Die Stellungnahme: Ob bei der Internet-Suche, bei Händlern oder Reisen – überall gäbe es Wettbewerber, sagt Google, nur seien deren Angebote wohl weniger attraktiv.
Wenn man über die engen Grenzen des Wettbewerbsrechts hinausschaue, seien die strukturellen Missbräuche durch die großen Plattformen aber deutlich zu erkennen, betont Piétron.
Ein besonderer Fall hierbei ist dem Wissenschaftler zufolge Amazon. Denn das Unternehmern trete in einer Doppelrolle auf, "sowohl als Marktanbieter als auch selber als Marktteilnehmer".
So nutze Amazon die Daten der Händler, die ihre Produkte auf der Amazon-Plattform anbieten, dazu, um möglichst profitable Produkte zu identifizieren, "die Amazon dann in einem zweiten Schritt mit über 20 Eigenmarken anbietet", kritisiert Piétron. "Es kommt immer wieder auch zu Vorfällen, wo Händler konkret diskriminiert werden durch einen neuen Algorithmus, dass sie von einem Tag auf den anderen einen Großteil ihrer Umsätze verlieren oder von der Plattform verwiesen werden. Diese Anbieter haben dann keine Chance, sich dagegen zu wehren."
AMAZON
Der Vorwurf: Amazon bietet auf dem Market Place Händlern die Möglichkeit, ihre Waren zu verkaufen. Mit den dabei gewonnenen Daten würden diese Händler dann aber mit eigenen Angeboten aus dem Markt gedrängt.
Die Stellungnahme: Jeff Bezos erklärt, er schaffe so viele Jobs in den USA wie kein anderes Unternehmen. Außerdem sei Amazon zwar der größte Online-Händler, im Internet gäbe es aber Alternativen. Und die meisten Einkäufe fänden ohnehin offline statt.
Denn Händler, die in lokalen Handel zunehmend Umsätze verlören, sähen sich gezwungen, auf Amazon zu gehen, weil sie nur noch so ihren Umsatz erwirtschaften könnten. "Dadurch werten sie das Angebot auf der Plattform Amazon auf und ziehen dadurch zusätzliche Kunden an."
Das ist der Prozess, den wir sehen. Deshalb steht Amazon inzwischen auch bei 50 Prozent Marktanteil vom gesamten E-Commerce in Deutschland. Da ist kein Wettbewerb mehr da, da haben viele Menschen – Anbieter wie Verbraucher – keine reale Möglichkeit, auf Alternativen auszuweichen."
FACEBOOK
Der Vorwurf: Es geht zum einen um die beherrschende Stellung im Social-Media-Bereich, auch durch die Übernahme von Instagram und Whatsapp. Zum anderen steht aber auch die Frage im Raum, wie Facebook mit Inhalten umgeht.

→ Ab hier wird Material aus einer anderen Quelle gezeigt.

# Streampunk/phaneron

Hardware: AMD Instinct MI355X
Metric: frames/sec, 4-layer 2160p50 composite pipeline (v210 unpack->CSC->combine->CSC->v210 pack) (higher is better)
Workload: dtype f32

## Files before the change

phaneron_amd/csrc/ph_kernels_lds.hip:

```cpp
#include "ph_device.h"
#include "ph_kernels.h"
#include "ph_ldslut.h"

#include <cstdlib>

#include <type_traits>

#pragma clang fp contract(off)

#ifndef PH_PROBE
#define PH_PROBE 0
#endif
#if PH_PROBE
__device__ unsigned long long g_fused_probe[2048 * 12];
extern "C" int ph_debug_fused_probe(unsigned long long *out, int n_words) {
  return (int)hipMemcpyFromSymbol(out, HIP_SYMBOL(g_fused_probe), (size_t)n_words * 8);
}
#define PH_STAMP(k)                                                                  \
  do {                                                                               \
    if (threadIdx.x == 0 && tile_begin == wg_begin) {                                \
      g_fused_probe[blockIdx.x * 12 + 2 * (k)] = __builtin_amdgcn_s_memtime();       \
      g_fused_probe[blockIdx.x * 12 + 2 * (k) + 1] = __builtin_amdgcn_s_memrealtime(); \
    }                                                                                \
  } while (0)
#else
#define PH_STAMP(k) do { } while (0)
#endif

#ifndef PH_BALANCE_WAVES
#define PH_BALANCE_WAVES 1
#endif
#if PH_BALANCE_WAVES
__device__ __forceinline__ void ph_set_wave_priority(int level) {
  switch (level) {
    case 3: __builtin_amdgcn_s_setprio(3); break;
    case 2: __builtin_amdgcn_s_setprio(2); break;
    case 1: __builtin_amdgcn_s_setprio(1); break;
    default: __builtin_amdgcn_s_setprio(0); break;
  }
}
#define PH_BALANCE(p) ph_set_wave_priority(3 - ((p) * 4) / P)
#else
#define PH_BALANCE(p) do { } while (0)
#endif

namespace ph {


__device__ __forceinline__ uint4 write_quad_lds(const float (&rgb)[18], const WriteK &wk, const LutK &lut) {
  uint32_t y[6], u[3], v[3];
#pragma unroll
  for (int j = 0; j < 6; ++j) {
    if ((j & 1) == 0) {
      const Yuv1 c = write_px_lds(rgb[3 * j], rgb[3 * j + 1], rgb[3 * j + 2], wk, lut);
      y[j] = c.y, u[j >> 1] = c.u, v[j >> 1] = c.v;
    } else {
      y[j] = write_px_luma_lds(rgb[3 * j], rgb[3 * j + 1], rgb[3 * j + 2], wk, lut);
    }
  }
  return pack_quad(y, u, v);
}
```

Die Stellungnahme: Facebook verweist auf den gemeinsamen Gegner, nämlich die Konkurrenz aus China. Die Videoplattform Tiktok ist bei amerikanischen Jugendlichen zunehmend beliebt. Und das ist auch einigen Politikern ein Dorn im Auge.
Der Interessenkonflikt bei Amazon, gleichzeitig Marktanbieter und -teilnehmer zu sein, lasse sich nur durch eine strukturelle Aufspaltung dieser beiden Unternehmensbereiche lösen, sagt Piétron.
"Der freie Markt, der durch das Wettbewerbsrecht irgendwie hergestellt werden sollte, ist in vielen Marktbereichen überhaupt nicht mehr vorhanden."